▶ To do: Restate every line of the material, word for word.
'''
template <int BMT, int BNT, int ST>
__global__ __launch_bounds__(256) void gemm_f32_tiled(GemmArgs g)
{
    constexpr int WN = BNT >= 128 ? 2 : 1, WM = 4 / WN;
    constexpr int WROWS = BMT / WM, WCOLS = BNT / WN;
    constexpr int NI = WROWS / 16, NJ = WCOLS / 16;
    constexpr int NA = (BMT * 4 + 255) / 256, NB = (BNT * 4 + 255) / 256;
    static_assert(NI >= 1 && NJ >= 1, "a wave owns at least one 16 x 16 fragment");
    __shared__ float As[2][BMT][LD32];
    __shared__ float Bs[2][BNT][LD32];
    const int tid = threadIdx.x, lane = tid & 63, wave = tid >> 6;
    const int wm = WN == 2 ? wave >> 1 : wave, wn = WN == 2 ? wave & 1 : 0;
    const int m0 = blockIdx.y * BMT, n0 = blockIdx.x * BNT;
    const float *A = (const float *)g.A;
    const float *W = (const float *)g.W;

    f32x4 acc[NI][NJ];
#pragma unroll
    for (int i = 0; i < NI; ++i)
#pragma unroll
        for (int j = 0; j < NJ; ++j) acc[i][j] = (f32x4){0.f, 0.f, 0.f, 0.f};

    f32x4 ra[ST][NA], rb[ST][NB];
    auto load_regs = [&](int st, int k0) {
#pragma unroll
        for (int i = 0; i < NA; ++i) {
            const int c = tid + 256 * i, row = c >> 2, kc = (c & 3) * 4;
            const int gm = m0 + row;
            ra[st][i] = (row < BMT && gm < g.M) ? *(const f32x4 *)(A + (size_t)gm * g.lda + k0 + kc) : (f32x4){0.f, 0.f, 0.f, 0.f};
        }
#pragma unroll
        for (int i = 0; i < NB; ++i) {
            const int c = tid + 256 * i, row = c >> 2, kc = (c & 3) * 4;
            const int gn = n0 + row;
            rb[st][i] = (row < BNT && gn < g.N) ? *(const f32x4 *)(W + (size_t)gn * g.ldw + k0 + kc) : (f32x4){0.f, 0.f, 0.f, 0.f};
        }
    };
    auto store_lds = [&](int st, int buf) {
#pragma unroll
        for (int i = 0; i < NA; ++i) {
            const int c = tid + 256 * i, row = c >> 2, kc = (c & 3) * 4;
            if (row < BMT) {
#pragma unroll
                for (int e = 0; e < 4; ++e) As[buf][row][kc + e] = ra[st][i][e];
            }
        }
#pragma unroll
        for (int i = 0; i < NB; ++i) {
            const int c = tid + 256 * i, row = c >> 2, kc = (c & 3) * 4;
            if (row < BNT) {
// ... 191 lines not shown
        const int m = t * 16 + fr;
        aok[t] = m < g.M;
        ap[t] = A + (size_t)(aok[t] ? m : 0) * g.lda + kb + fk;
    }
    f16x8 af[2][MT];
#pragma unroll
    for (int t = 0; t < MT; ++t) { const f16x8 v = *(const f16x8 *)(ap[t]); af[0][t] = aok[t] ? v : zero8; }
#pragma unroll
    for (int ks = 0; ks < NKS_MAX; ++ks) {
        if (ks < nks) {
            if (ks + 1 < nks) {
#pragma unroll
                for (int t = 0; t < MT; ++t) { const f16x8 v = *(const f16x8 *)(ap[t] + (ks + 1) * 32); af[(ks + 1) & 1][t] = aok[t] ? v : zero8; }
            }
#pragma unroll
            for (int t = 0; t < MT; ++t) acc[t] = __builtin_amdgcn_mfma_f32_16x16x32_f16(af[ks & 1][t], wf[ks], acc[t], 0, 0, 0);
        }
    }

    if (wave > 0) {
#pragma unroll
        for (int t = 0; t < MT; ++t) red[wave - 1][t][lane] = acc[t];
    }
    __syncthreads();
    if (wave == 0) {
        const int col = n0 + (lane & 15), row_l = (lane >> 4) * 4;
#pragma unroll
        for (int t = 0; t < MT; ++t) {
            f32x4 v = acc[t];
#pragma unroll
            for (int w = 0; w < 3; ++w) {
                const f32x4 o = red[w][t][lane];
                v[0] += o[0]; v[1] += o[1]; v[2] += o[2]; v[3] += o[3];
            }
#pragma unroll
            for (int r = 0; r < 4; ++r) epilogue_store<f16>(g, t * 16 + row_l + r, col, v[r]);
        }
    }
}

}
'''
▶ Task answer:
template <int BMT, int BNT, int ST>
__global__ __launch_bounds__(256) void gemm_f32_tiled(GemmArgs g)
{
    constexpr int WN = BNT >= 128 ? 2 : 1, WM = 4 / WN;
    constexpr int WROWS = BMT / WM, WCOLS = BNT / WN;
    constexpr int NI = WROWS / 16, NJ = WCOLS / 16;
    constexpr int NA = (BMT * 4 + 255) / 256, NB = (BNT * 4 + 255) / 256;
    static_assert(NI >= 1 && NJ >= 1, "a wave owns at least one 16 x 16 fragment");
    __shared__ float As[2][BMT][LD32];
    __shared__ float Bs[2][BNT][LD32];
    const int tid = threadIdx.x, lane = tid & 63, wave = tid >> 6;
    const int wm = WN == 2 ? wave >> 1 : wave, wn = WN == 2 ? wave & 1 : 0;
    const int m0 = blockIdx.y * BMT, n0 = blockIdx.x * BNT;
    const float *A = (const float *)g.A;
    const float *W = (const float *)g.W;

    f32x4 acc[NI][NJ];
#pragma unroll
    for (int i = 0; i < NI; ++i)
#pragma unroll
        for (int j = 0; j < NJ; ++j) acc[i][j] = (f32x4){0.f, 0.f, 0.f, 0.f};

    f32x4 ra[ST][NA], rb[ST][NB];
    auto load_regs = [&](int st, int k0) {
#pragma unroll
        for (int i = 0; i < NA; ++i) {
            const int c = tid + 256 * i, row = c >> 2, kc = (c & 3) * 4;
            const int gm = m0 + row;
            ra[st][i] = (row < BMT && gm < g.M) ? *(const f32x4 *)(A + (size_t)gm * g.lda + k0 + kc) : (f32x4){0.f, 0.f, 0.f, 0.f};
        }
#pragma unroll
        for (int i = 0; i < NB; ++i) {
            const int c = tid + 256 * i, row = c >> 2, kc = (c & 3) * 4;
            const int gn = n0 + row;
            rb[st][i] = (row < BNT && gn < g.N) ? *(const f32x4 *)(W + (size_t)gn * g.ldw + k0 + kc) : (f32x4){0.f, 0.f, 0.f, 0.f};
        }
    };
    auto store_lds = [&](int st, int buf) {
#pragma unroll
        for (int i = 0; i < NA; ++i) {
            const int c = tid + 256 * i, row = c >> 2, kc = (c & 3) * 4;
            if (row < BMT) {
#pragma unroll
                for (int e = 0; e < 4; ++e) As[buf][row][kc + e] = ra[st][i][e];
            }
        }
#pragma unroll
        for (int i = 0; i < NB; ++i) {
            const int c = tid + 256 * i, row = c >> 2, kc = (c & 3) * 4;
            if (row < BNT) {
// ... 191 lines not shown
        const int m = t * 16 + fr;
        aok[t] = m < g.M;
        ap[t] = A + (size_t)(aok[t] ? m : 0) * g.lda + kb + fk;
    }
    f16x8 af[2][MT];
#pragma unroll
    for (int t = 0; t < MT; ++t) { const f16x8 v = *(const f16x8 *)(ap[t]); af[0][t] = aok[t] ? v : zero8; }
#pragma unroll
    for (int ks = 0; ks < NKS_MAX; ++ks) {
        if (ks < nks) {
            if (ks + 1 < nks) {
#pragma unroll
                for (int t = 0; t < MT; ++t) { const f16x8 v = *(const f16x8 *)(ap[t] + (ks + 1) * 32); af[(ks + 1) & 1][t] = aok[t] ? v : zero8; }
            }
#pragma unroll
            for (int t = 0; t < MT; ++t) acc[t] = __builtin_amdgcn_mfma_f32_16x16x32_f16(af[ks & 1][t], wf[ks], acc[t], 0, 0, 0);
        }
    }

    if (wave > 0) {
#pragma unroll
        for (int t = 0; t < MT; ++t) red[wave - 1][t][lane] = acc[t];
    }
    __syncthreads();
    if (wave == 0) {
        const int col = n0 + (lane & 15), row_l = (lane >> 4) * 4;
#pragma unroll
        for (int t = 0; t < MT; ++t) {
            f32x4 v = acc[t];
#pragma unroll
            for (int w = 0; w < 3; ++w) {
                const f32x4 o = red[w][t][lane];
                v[0] += o[0]; v[1] += o[1]; v[2] += o[2]; v[3] += o[3];
            }
#pragma unroll
            for (int r = 0; r < 4; ++r) epilogue_store<f16>(g, t * 16 + row_l + r, col, v[r]);
        }
    }
}

}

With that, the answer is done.